Il posto – oscura miniera di anime – brulica di pallide parvenze umane. Le tombe in cui dormono di giorno hanno spalancato i coperchi, lasciando uscire quelle ombre leggere. Giovani tatuatrici emule di Chiara Ferragni in mini abiti cuciti con ali di cavallette e allacciati da bottoni in ossa di grillo; progettisti di capi micro comandati con il cappuccio della tuta disindividuante Reebok calcato in testa; manager imbolsiti stretti in giacche Armani slim fit; segretarie attempate che sfoggiano burkini di Simona Chiaravalle: tutti si mischiano a carabinieri in pigiama di pelle trattati nei colori più chic (dai coloniali ai rosa pastello), punkabbestia in impeccabili vestiti grigi, donne glam, con abiti da sera stretch, bluse in pelo di wub dai colori fluo con reggiseni a vista in tinta, anfibi-sneaker tempestati di frammenti di meteorite, maglioncini di canapa marziana impreziositi dal ritratto anamorfico di Bertrand Russell.
Spiriti dell’aria, nell’aria, sul punto di dissolversi, camminano in fretta, per rifornirsi di vodka o di assenzio – come fantasmi ansiosi di tornare a infestare i castelli in cui, da vivi, hanno commesso terribili delitti. Fantasmi, ma fantasmi cool, direbbero gli ariminensi. Perché dal food porn ai tatuaggi, viviamo nella cultura del cool. Ma cos’è questo concetto che mescola Chiara Ferragni e Bertrand Russell, Aldo Cibic e il wub, Rod Stewart e il MIT?
«Nel significato di “alla moda, figo” la parola cool emerge nel 1927 nel vernacolo afro-ariminense. Prima» dice il Maestro ai discepoli rientrati con lui nel locale, dopo aver ordinato un giro di vodka al mirtillo, «to be cool voleva dire “rimanere calmo”. Da un atteggiamento di distacco emotivo degli schiavi neri. Che ritorna nel cool jazz di Chet Baker e nella cultura Beat. L’estetica del cool unisce quindi atteggiamenti quali aplomb, rilassatezza, levigatezza, understatement e self-control».
«Io credo» ipotizza il Capitano «che la chiave della coolness sia l’Eterno Ritorno di Nietzsche. Connota le cose per cui un tempo inorridivi e che prima o poi non solo tornano, ma appaiono addirittura belle, fascinose. Quelle che ti fanno intravedere i fili dell’ordito che intessono la realtà, soggetti a un’unica, immutabile vibrazione. Chi è incanutito navigando la sfera dell’Oceano…».

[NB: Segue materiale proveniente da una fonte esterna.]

template <int THREADS, uint32_t QSEG, bool HEAVY>
__global__ __launch_bounds__(THREADS, 4) void k34_scan_extend(FusedArgs A) {
    using Cfg = FusedCfg<THREADS, QSEG, HEAVY>;
    using qoff_t = uint16_t;
    constexpr int WAVES = THREADS / 64;
    static_assert((size_t)QSEG * 48 >= 2 * (TILE_WORDS + 4) * 4, "the count prologue stages both offset arrays in the frame area");
    extern __shared__ __attribute__((aligned(16))) uint8_t smem[];
    qoff_t *sQ = reinterpret_cast<qoff_t *>(smem);
    uint4 *sQF = reinterpret_cast<uint4 *>(smem + Cfg::OFF_BYTES);
    uint32_t *sD_all = reinterpret_cast<uint32_t *>(sQF + QSEG * 3);
    uint2 *s_walk_all = reinterpret_cast<uint2 *>(sD_all + WAVES * DQ);
    uint8_t *sQN = reinterpret_cast<uint8_t *>(s_walk_all + WAVES * 64);
    unsigned long long *s_total = reinterpret_cast<unsigned long long *>(sQN + QSEG);
    __shared__ unsigned long long s_slot;

    const uint32_t lane = threadIdx.x & 63u, wv = threadIdx.x >> 6;
    const uint64_t lt_mask = (1ull << lane) - 1ull;
    uint32_t ai = HEAVY ? 0u : blockIdx.y;
    GFusedUnit U = A.units[ai];
    uint32_t part_p = 0, part_pt = 1, part_qa = 0, part_qb = 0xFFFFFFFFu, part_no = 0;
    uint32_t *sD = sD_all + wv * DQ;
    uint2 *s_walk = s_walk_all + wv * 64;
    uint32_t n_walk = 0;

    auto flush_walk = [&](uint32_t n) {
        __builtin_amdgcn_wave_barrier();
        unsigned long long b = 0;
        const uint32_t shard = (HEAVY ? blockIdx.x + part_no : blockIdx.x) & 7u;
        if (lane == 0) b = atomicAdd(&A.q.nwalk_u[(size_t)ai * 8 + shard], (unsigned long long)n);
        b = __shfl(b, 0);
        if (lane < n && b + lane < U.walk_cap) {
            uint2 e = s_walk[lane];
            e.y = U.Q.pos[e.y] & POS_MASK;
            A.q.walkq[U.walk_base + (size_t)shard * U.walk_cap + b + lane] = e;
        }
        __builtin_amdgcn_wave_barrier();
    };

    auto do_tile = [&](const uint32_t tile) {
        const gptr<uint32_t> toff = U.T.off + (size_t)tile * TILE_WORDS, qoff = U.Q.off + (size_t)tile * TILE_WORDS;
        const uint32_t t0 = toff[0], nT = toff[TILE_WORDS] - t0;
        const uint32_t q0 = qoff[0], nQ = qoff[TILE_WORDS] - q0;
        if (!nT || !nQ) return;
        if (!HEAVY) {
            uint32_t *sT = reinterpret_cast<uint32_t *>(sQF), *sQ32 = sT + TILE_WORDS + 4;
            {
                const gptr<uint4> s0 = toff.as<uint4>(), s1 = qoff.as<uint4>();
                uint4 *d0 = reinterpret_cast<uint4 *>(sT), *d1 = reinterpret_cast<uint4 *>(sQ32);
                for (uint32_t k = threadIdx.x; k < TILE_WORDS / 4; k += THREADS) { const uint4 a = s0[k], b = s1[k]; d0[k] = a; d1[k] = b; }
                if (threadIdx.x == 0) { sT[TILE_WORDS] = t0 + nT; sQ32[TILE_WORDS] = q0 + nQ; *s_total = 0ull; }
            }
            __syncthreads();
            unsigned long long cnt = 0;
            for (uint32_t w = threadIdx.x; w < TILE_WORDS; w += THREADS)
                cnt += (unsigned long long)(sT[w + 1] - sT[w]) * (sQ32[w + 1] - sQ32[w]);
            for (int o = 32; o > 0; o >>= 1) cnt += __shfl_xor(cnt, o);
            if (lane == 0 && cnt) atomicAdd(s_total, cnt);
            __syncthreads();
            if (!*s_total && A.transitions) {
                __syncthreads();
                unsigned long long c2 = 0;
                for (uint32_t w = threadIdx.x; w < TILE_WORDS; w += THREADS) {
                    const uint32_t nt = sT[w + 1] - sT[w];
                    if (nt)
                        for (int j = 0; j < SEED_WEIGHT; j++) { const uint32_t w2 = w ^ (1u << j); c2 += sQ32[w2 + 1] - sQ32[w2]; }
                }
                if (__syncthreads_or(c2 != 0) == 0) return;
            } else if (!*s_total) {
                return;
            }
            const unsigned long long tile_est = *s_total * (A.transitions ? (unsigned long long)(SEED_WEIGHT + 1) : 1ull);
            if (tile_est > HEAVY_HITS || nQ > 0xFFFFu) {
                if (threadIdx.x == 0) {
                    const size_t slot = (size_t)ai * NTILE + atomicAdd(&A.q.nheavy_u[ai], 1ull);
                    A.q.heavy[slot] = tile;
                    A.q.heavy_est[slot] = tile_est;
                }
                return;
            }
        }
        constexpr int NRO = (TILE_WORDS + THREADS) / THREADS;
        uint32_t ro[NRO];
#pragma unroll
        for (int i = 0; i < NRO; i++) {
            const uint32_t k = threadIdx.x + (uint32_t)i * THREADS;
            ro[i] = 0;
            if (k <= TILE_WORDS) ro[i] = (HEAVY ? qoff[k] : (k < TILE_WORDS ? (reinterpret_cast<const uint32_t *>(sQF) + TILE_WORDS + 4)[k] : q0 + nQ)) - q0;
        }
        bool aligned = false;
        uint32_t mid = 0;
        if (!HEAVY && nQ > QSEG) {
            mid = (uint32_t)__builtin_amdgcn_readfirstlane((int)((reinterpret_cast<const uint32_t *>(sQF) + TILE_WORDS + 4)[TILE_WORDS / 2] - q0));
            aligned = mid <= QSEG && nQ - mid <= QSEG;
        }
        const gptr<uint4> tF0 = U.T.fr + t0, tF1 = tF0 + U.T.fr_stride, tF2 = tF1 + U.T.fr_stride;
        const uint32_t nchunks = (nT + TCH - 1) / TCH;
        const uint32_t ch_first = (HEAVY ? part_p * WAVES : 0u) + wv, ch_step = (HEAVY ? part_pt : 1u) * WAVES;
        uint4 nf0 = make_uint4(0, 0, 0, 0), nf1 = nf0, nf2 = nf0;
        uint32_t npos = 0;
        if (ch_first < nchunks) {
            const uint32_t e = ch_first * TCH + lane;
            if (e < nT) { nf0 = tF0[e]; nf1 = tF1[e]; nf2 = tF2[e]; npos = U.T.pos[t0 + e]; }
        }
        unsigned long long hits_acc = 0;
        auto pair_round = [&](const bool valid, const uint4 ta, const uint4 tb, const uint4 tc, const uint32_t tpf, const uint32_t qi, const uint32_t qs) {
            const uint4 qa = sQF[qi], qb = sQF[QSEG + qi], qc = sQF[2 * QSEG + qi];
            const uint32_t qflag = sQN[qi];
            bool need = false;
            uint32_t qp = 0;
            bool live = valid;
            if (HEAVY && !(A.dbg & 16u)) {
                bool inner = false;
                if (valid && ((tpf >> 31) | qflag) == 0 && !U.Tv.svt && run_interior(ta, tb, tc, qa, qb, qc, A.transitions)) {
                    const uint32_t tp = tpf & POS_MASK;
                    inner = tp >= 2u && tp + 1u + SEED_LEN <= U.Tv.len;
                }
                live = valid && !inner;
            }
            if (__ballot(live)) {
                if (live) {
                    if (A.dbg & 1u) need = (ta.x ^ qa.x ^ tb.y ^ qb.y ^ tc.z ^ qc.z) == 0x12345u;
                    else need = ((tpf >> 31) | (qflag & 1u)) != 0 ||
                                pair_needs_walk(ta, tb, tc, qa, qb, qc, A.xdrop, A.hspthresh, A.transitions);
                    if (A.dbg & 2u) need = false;
                }
            }
            if (U.same) {
                if (valid) {
                    qp = U.Q.pos[q0 + qs + qi] & POS_MASK;
                    if ((tpf & POS_MASK) == qp) need = false;
                }
            }
            const uint64_t m = __ballot(need);
            if (m) {
                const uint32_t add = (uint32_t)__popcll(m);
                if (n_walk + add > 64u) { flush_walk(n_walk); n_walk = 0; }
                if (need) s_walk[n_walk + __popcll(m & lt_mask)] = make_uint2(tpf & POS_MASK, q0 + qs + qi);
                n_walk += add;
            }
        };
        const uint32_t q_begin = HEAVY ? part_qa : 0u, q_end = HEAVY ? min(part_qb, nQ) : nQ;
        for (uint32_t qs = q_begin, qe; qs < q_end; qs = qe) {
            qe = aligned ? (qs ? q_end : mid) : min(qs + QSEG, q_end);
            const uint32_t qn = qe - qs;
            const uint32_t half = qs ? 1u : 0u;
            __syncthreads();
#pragma unroll
            for (int i = 0; i < NRO; i++) {
                const uint32_t k = threadIdx.x + (uint32_t)i * THREADS;
                if (k <= TILE_WORDS) sQ[k] = (qoff_t)(min(max(ro[i], qs), qe) - qs);
            }
            {
                const gptr<uint4> s0 = U.Q.fr + q0 + qs, s1 = s0 + U.Q.fr_stride, s2 = s1 + U.Q.fr_stride;
                const gptr<uint32_t> sp = U.Q.pos + q0 + qs;
                for (uint32_t i = threadIdx.x; i < qn; i += THREADS) {
                    const uint4 a = s0[i], b = s1[i], c = s2[i];
                    const uint32_t pq = sp[i], pp = pq & POS_MASK;
                    sQF[i] = a;
                    sQF[QSEG + i] = b;
                    sQF[2 * QSEG + i] = c;
                    sQN[i] = (uint8_t)((pq >> 31) | ((pp >= 2u && pp + 1u + SEED_LEN <= U.Qv.len) ? 0u : 2u));
                }
            }
            __syncthreads();
            for (uint32_t ch = ch_first; ch < nchunks; ch += ch_step) {
                const uint32_t e0 = ch * TCH, ne = min(TCH, nT - e0);
                const uint4 f0 = nf0, f1 = nf1, f2 = nf2;
                const uint32_t mypos = npos;
                {
                    uint32_t nx = ch + ch_step;
                    if (nx >= nchunks) nx = (qe < q_end) ? ch_first : 0xFFFFFFFFu;
                    if (nx != 0xFFFFFFFFu && nx != ch) {
                        const uint32_t e = nx * TCH + lane;
                        if (e < nT) { nf0 = tF0[e]; nf1 = tF1[e]; nf2 = tF2[e]; npos = U.T.pos[t0 + e]; }
                    }
                }
                const bool tvalid = lane < ne;
                uint32_t w = 0, c = 0, nmask = 0, dmask = 0;
                if (tvalid) w = pext12(f2.y >> 13);
                const int nn = A.transitions ? SEED_WEIGHT + 1 : 1;
                if constexpr (!HEAVY) {
                    int jlo = 0, jhi = nn;
                    if (aligned) {
                        const uint64_t in_half = __ballot(tvalid && (w >> 11) == half), in_other = __ballot(tvalid && (w >> 11) != half);
                        if (!in_other) jhi = min(nn, SEED_WEIGHT);
                        else if (!in_half) jlo = SEED_WEIGHT;
                    }
                    jlo = __builtin_amdgcn_readfirstlane(jlo);
                    jhi = __builtin_amdgcn_readfirstlane(jhi);
                    constexpr uint32_t RING = 128;
                    static_assert(RING <= DQ, "the ring lives in the wavefront's descriptor queue");
                    const uint32_t l16 = lane << 16;
                    uint32_t head = 0, tail = 0, pend = 0;
                    uint32_t an = 0, cn = 0;
                    auto fetch = [&](const int jj) {
                        an = 0; cn = 0;
                        if (tvalid && jj < jhi) {
                            const uint32_t w2 = jj ? (w ^ (1u << (jj - 1))) : w;
                            an = sQ[w2];
                            cn = (uint32_t)sQ[w2 + 1] - an;
                        }
                    };
                    auto round = [&](const uint32_t n) {
                        __builtin_amdgcn_wave_barrier();
                        const bool valid = lane < n;
                        const uint32_t d = valid ? sD[(head + lane) & (RING - 1u)] : 0u;
                        const uint32_t owner = d >> 16, qi = d & 0xFFFFu;
                        if (!(A.dbg & 4u)) {
                            const uint4 ta = bperm4(owner, f0), tb = bperm4(owner, f1), tc = bperm4(owner, f2);
                            const uint32_t tpf = (uint32_t)__builtin_amdgcn_ds_bpermute((int)(owner << 2), (int)mypos);
                            pair_round(valid, ta, tb, tc, tpf, qi, qs);
                        }
                        __builtin_amdgcn_wave_barrier();
                        head = (head + 64u) & (RING - 1u);
                        pend -= n;
                    };
                    fetch(jlo);
#pragma unroll 1
                    for (int j = jlo; j < jhi; j++) {
                        const uint32_t ak = l16 | an, cnt = cn;
                        fetch(j + 1);
                        uint32_t k = 0;
#pragma unroll 1
                        for (uint64_t m = __ballot(cnt > 0u); m; m = __ballot(cnt > k)) {
                            if (cnt > k) {
                                const uint32_t slot = __builtin_amdgcn_mbcnt_hi((uint32_t)(m >> 32), __builtin_amdgcn_mbcnt_lo((uint32_t)m, tail));
                                sD[slot & (RING - 1u)] = ak + k;
                            }
                            const uint32_t add = (uint32_t)__popcll(m);
                            tail = (tail + add) & (RING - 1u);
                            pend += add;
                            hits_acc += add;
                            k++;
                            if (pend >= 64u) round(64u);
                        }
                    }
                    if (pend) round(pend);
                } else {
                    auto probes = [&]() {
                        if (!tvalid) return;
                        for (int j = 0; j < nn; j++) {
                            const uint32_t w2 = j ? (w ^ (1u << (j - 1))) : w;
                            const uint32_t a = sQ[w2], b = sQ[w2 + 1];
                            if (b - a >= DENSE_MIN) { dmask |= 1u << j; continue; }
                            c += b - a;
                            nmask |= (b != a ? 1u : 0u) << j;
                        }
                    };
                    probes();
                    uint32_t inc = c;
                    inc += (uint32_t)__builtin_amdgcn_update_dpp(0, (int)inc, 0x111, 0xf, 0xf, false);
                    inc += (uint32_t)__builtin_amdgcn_update_dpp(0, (int)inc, 0x112, 0xf, 0xf, false);
                    inc += (uint32_t)__builtin_amdgcn_update_dpp(0, (int)inc, 0x114, 0xf, 0xf, false);
                    inc += (uint32_t)__builtin_amdgcn_update_dpp(0, (int)inc, 0x118, 0xf, 0xf, false);
                    inc += (uint32_t)__builtin_amdgcn_update_dpp(0, (int)inc, 0x142, 0xa, 0xf, false);
                    inc += (uint32_t)__builtin_amdgcn_update_dpp(0, (int)inc, 0x143, 0xc, 0xf, false);
                    const uint32_t tot = (uint32_t)__builtin_amdgcn_readlane((int)inc, 63), st = inc - c;
                    hits_acc += tot;
                    for (uint32_t rb = 0; rb < tot; rb += DQ) {
                        if (!(A.dbg & 8u) && c && st < rb + DQ && st + c > rb) {
                            uint32_t acc = st;
                            const uint32_t wend = rb + DQ;
                            for (uint32_t m = nmask; m; m &= m - 1u) {
                                const uint32_t j = (uint32_t)__builtin_ctz(m);
                                const uint32_t w2 = j ? (w ^ (1u << (j - 1u))) : w;
                                const uint32_t a = sQ[w2], cnt = (uint32_t)sQ[w2 + 1] - a, d0 = (lane << 16) | a;
                                if (acc >= rb && acc + cnt <= wend) {
                                    uint32_t *dst = sD + (acc - rb);
                                    dst[0] = d0;
                                    if (cnt > 1) {
                                        dst[1] = d0 + 1u;
#pragma unroll 1
                                        for (uint32_t k = 2; k < cnt; k++) dst[k] = d0 + k;
                                    }
                                } else {
                                    const uint32_t g0 = max(acc, rb), g1 = min(acc + cnt, wend);
#pragma unroll 1
                                    for (uint32_t g = g0; g < g1; g++) sD[g - rb] = d0 + (g - acc);
                                }
                                acc += cnt;
                            }
                        }
                        __builtin_amdgcn_wave_barrier();
                        const uint32_t n = (A.dbg & 4u) ? 0u : min(DQ, tot - rb);
                        for (uint32_t i = 0; i < n; i += 64) {
                            const bool valid = i + lane < n;
                            const uint32_t d = valid ? sD[i + lane] : 0u;
                            const uint32_t owner = d >> 16, qi = d & 0xFFFFu;
                            const uint4 ta = bperm4(owner, f0), tb = bperm4(owner, f1), tc = bperm4(owner, f2);
                            const uint32_t tpf = (uint32_t)__builtin_amdgcn_ds_bpermute((int)(owner << 2), (int)mypos);
                            pair_round(valid, ta, tb, tc, tpf, qi, qs);
                        }
                        __builtin_amdgcn_wave_barrier();
                    }
                    for (uint64_t lm = __ballot(dmask != 0u); lm; lm &= lm - 1ull) {
                        const int o = __builtin_ctzll(lm);
                        const uint4 ta = readlane4(f0, o), tb = readlane4(f1, o), tc = readlane4(f2, o);
                        const uint32_t tpf = (uint32_t)__builtin_amdgcn_readlane((int)mypos, o), wo = (uint32_t)__builtin_amdgcn_readlane((int)w, o);
                        for (uint32_t dm = (uint32_t)__builtin_amdgcn_readlane((int)dmask, o); dm; dm &= dm - 1u) {
                            const uint32_t j = (uint32_t)__builtin_ctz(dm), w2 = j ? (wo ^ (1u << (j - 1u))) : wo;
                            const uint32_t a = sQ[w2], b = sQ[w2 + 1];
                            hits_acc += b - a;
                            if (A.dbg & 4u) continue;
                            for (uint32_t i = a; i < b; i += 64u) {
                                const bool valid = i + lane < b;
                                pair_round(valid, ta, tb, tc, tpf, valid ? i + lane : a, qs);
                            }
                        }
                    }
                }
            }
        }
        if (lane == 0 && hits_acc) atomicAdd(&A.q.tile_hits[(size_t)U.unit * NTILE + tile], hits_acc);
    };

    if (!HEAVY) {
        do_tile(blockIdx.x);
    } else {
        __shared__ uint32_t s_part;
        const uint32_t nparts = A.plan.ctr[2], ntiles = A.plan.ctr[1];
        for (;;) {
            __syncthreads();
            if (threadIdx.x == 0) s_part = atomicAdd(&A.plan.ctr[0], 1u);
            __syncthreads();
            const uint32_t g = s_part;
            if (g >= nparts) break;
            uint32_t lo = 0, hi = ntiles;
            while (hi - lo > 1) {
                const uint32_t mid = (lo + hi) >> 1;
                if (A.plan.base[mid] <= g) lo = mid; else hi = mid;
            }
            const uint2 ut = A.plan.tile[lo];
            const uint4 sp = A.plan.split[lo];
            const uint32_t part = g - A.plan.base[lo];
            if (n_walk && ut.x != ai) { flush_walk(n_walk); n_walk = 0; }
            ai = ut.x;
            U = A.units[ai];
            part_no = part;
            part_p = part % sp.x; part_pt = sp.x;
            part_qa = (part / sp.x) * sp.z; part_qb = part_qa + sp.z;
            do_tile(ut.y);
        }
    }
    if (n_walk) flush_walk(n_walk);
    (void)s_slot;
}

«La sfera fissa e mobile dell’Oceano» puntualizza il Pescivendolo.
«… o cercando di decifrare la trama di film come Cloud Atlas – se non, peggio ancora, della serie Netflix Dark – sa che quest’ordito è la Necessità, compagna inseparabile del Caso: sì, il Caso e la Necessità, che, intrecciandosi, lavorano insieme. Prendi gli occhiali con la montatura spessa. Nella mia gioventù chi li portava era oggetto di derisione: il mozzo più derelitto non li avrebbe voluti in sorte. Oggi si chiamano “strutturati” e li indossano le star».
«Fuck off the mònd, this is the cool essence» azzarda il Custode. «Cool is always out of every rule. Cool l’è un insort, a rebél, mica un patacca».
«Dunque» chiosa il Pescivendolo, elegantissimo nell’abito Synapse che interpreta le connessioni funzionali fra le cellule del cervello cambiando di continuo forma, luminosità e aspetto «l’unico vero modo per essere cool è essere uncool».